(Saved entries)
┄┄┄┄┄┄┄┄┄┄

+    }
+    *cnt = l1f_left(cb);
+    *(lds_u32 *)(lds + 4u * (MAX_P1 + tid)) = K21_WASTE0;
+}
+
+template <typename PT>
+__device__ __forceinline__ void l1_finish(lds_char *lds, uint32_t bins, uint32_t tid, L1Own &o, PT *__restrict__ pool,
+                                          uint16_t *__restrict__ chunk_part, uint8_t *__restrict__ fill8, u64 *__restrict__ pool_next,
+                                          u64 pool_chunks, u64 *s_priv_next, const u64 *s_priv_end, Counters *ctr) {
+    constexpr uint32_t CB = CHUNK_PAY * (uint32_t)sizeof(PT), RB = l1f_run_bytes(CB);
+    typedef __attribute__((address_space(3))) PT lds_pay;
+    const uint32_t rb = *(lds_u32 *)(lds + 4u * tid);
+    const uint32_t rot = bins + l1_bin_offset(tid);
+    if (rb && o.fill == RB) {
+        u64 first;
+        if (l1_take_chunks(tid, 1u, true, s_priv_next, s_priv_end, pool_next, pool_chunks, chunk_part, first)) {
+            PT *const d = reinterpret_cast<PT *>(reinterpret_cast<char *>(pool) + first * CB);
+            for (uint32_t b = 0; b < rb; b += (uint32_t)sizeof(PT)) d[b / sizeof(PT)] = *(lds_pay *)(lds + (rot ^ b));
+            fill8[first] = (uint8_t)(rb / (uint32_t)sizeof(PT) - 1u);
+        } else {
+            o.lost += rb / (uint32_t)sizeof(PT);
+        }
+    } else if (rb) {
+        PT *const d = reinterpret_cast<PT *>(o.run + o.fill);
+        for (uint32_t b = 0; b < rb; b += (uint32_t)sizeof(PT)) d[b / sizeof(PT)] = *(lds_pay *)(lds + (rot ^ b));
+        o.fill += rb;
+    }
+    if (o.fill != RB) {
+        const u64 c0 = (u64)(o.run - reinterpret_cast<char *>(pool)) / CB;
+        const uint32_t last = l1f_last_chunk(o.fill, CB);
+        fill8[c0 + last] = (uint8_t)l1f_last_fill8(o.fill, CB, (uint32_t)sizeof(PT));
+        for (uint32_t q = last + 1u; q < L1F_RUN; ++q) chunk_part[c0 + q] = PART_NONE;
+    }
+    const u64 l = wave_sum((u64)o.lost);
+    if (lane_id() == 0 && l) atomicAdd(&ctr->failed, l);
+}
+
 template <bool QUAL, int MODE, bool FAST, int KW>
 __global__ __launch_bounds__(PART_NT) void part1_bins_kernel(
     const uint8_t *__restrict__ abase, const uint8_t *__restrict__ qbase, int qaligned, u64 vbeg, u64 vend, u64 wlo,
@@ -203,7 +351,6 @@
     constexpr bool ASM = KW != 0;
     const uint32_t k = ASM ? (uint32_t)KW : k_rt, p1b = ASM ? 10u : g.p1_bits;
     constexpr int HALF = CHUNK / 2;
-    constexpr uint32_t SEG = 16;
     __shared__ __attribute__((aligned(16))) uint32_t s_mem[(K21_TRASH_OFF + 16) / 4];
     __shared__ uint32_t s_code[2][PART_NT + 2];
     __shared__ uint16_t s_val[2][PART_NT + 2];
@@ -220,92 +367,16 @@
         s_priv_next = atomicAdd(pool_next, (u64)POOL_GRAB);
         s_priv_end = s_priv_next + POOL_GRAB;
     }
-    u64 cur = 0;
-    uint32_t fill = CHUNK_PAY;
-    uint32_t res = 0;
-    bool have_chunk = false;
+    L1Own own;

┄┄┄┄┄┄┄┄┄┄

Exercise prompt -> An exact copy of the lines from the one containing "(o.fill != RB)" through the end of the data above is the whole answer.

Task result ->
+    if (o.fill != RB) {
+        const u64 c0 = (u64)(o.run - reinterpret_cast<char *>(pool)) / CB;
+        const uint32_t last = l1f_last_chunk(o.fill, CB);
+        fill8[c0 + last] = (uint8_t)l1f_last_fill8(o.fill, CB, (uint32_t)sizeof(PT));
+        for (uint32_t q = last + 1u; q < L1F_RUN; ++q) chunk_part[c0 + q] = PART_NONE;
+    }
+    const u64 l = wave_sum((u64)o.lost);
+    if (lane_id() == 0 && l) atomicAdd(&ctr->failed, l);
+}
+
 template <bool QUAL, int MODE, bool FAST, int KW>
 __global__ __launch_bounds__(PART_NT) void part1_bins_kernel(
     const uint8_t *__restrict__ abase, const uint8_t *__restrict__ qbase, int qaligned, u64 vbeg, u64 vend, u64 wlo,
@@ -203,7 +351,6 @@
     constexpr bool ASM = KW != 0;
     const uint32_t k = ASM ? (uint32_t)KW : k_rt, p1b = ASM ? 10u : g.p1_bits;
     constexpr int HALF = CHUNK / 2;
-    constexpr uint32_t SEG = 16;
     __shared__ __attribute__((aligned(16))) uint32_t s_mem[(K21_TRASH_OFF + 16) / 4];
     __shared__ uint32_t s_code[2][PART_NT + 2];
     __shared__ uint16_t s_val[2][PART_NT + 2];
@@ -220,92 +367,16 @@
         s_priv_next = atomicAdd(pool_next, (u64)POOL_GRAB);
         s_priv_end = s_priv_next + POOL_GRAB;
     }
-    u64 cur = 0;
-    uint32_t fill = CHUNK_PAY;
-    uint32_t res = 0;
-    bool have_chunk = false;
+    L1Own own;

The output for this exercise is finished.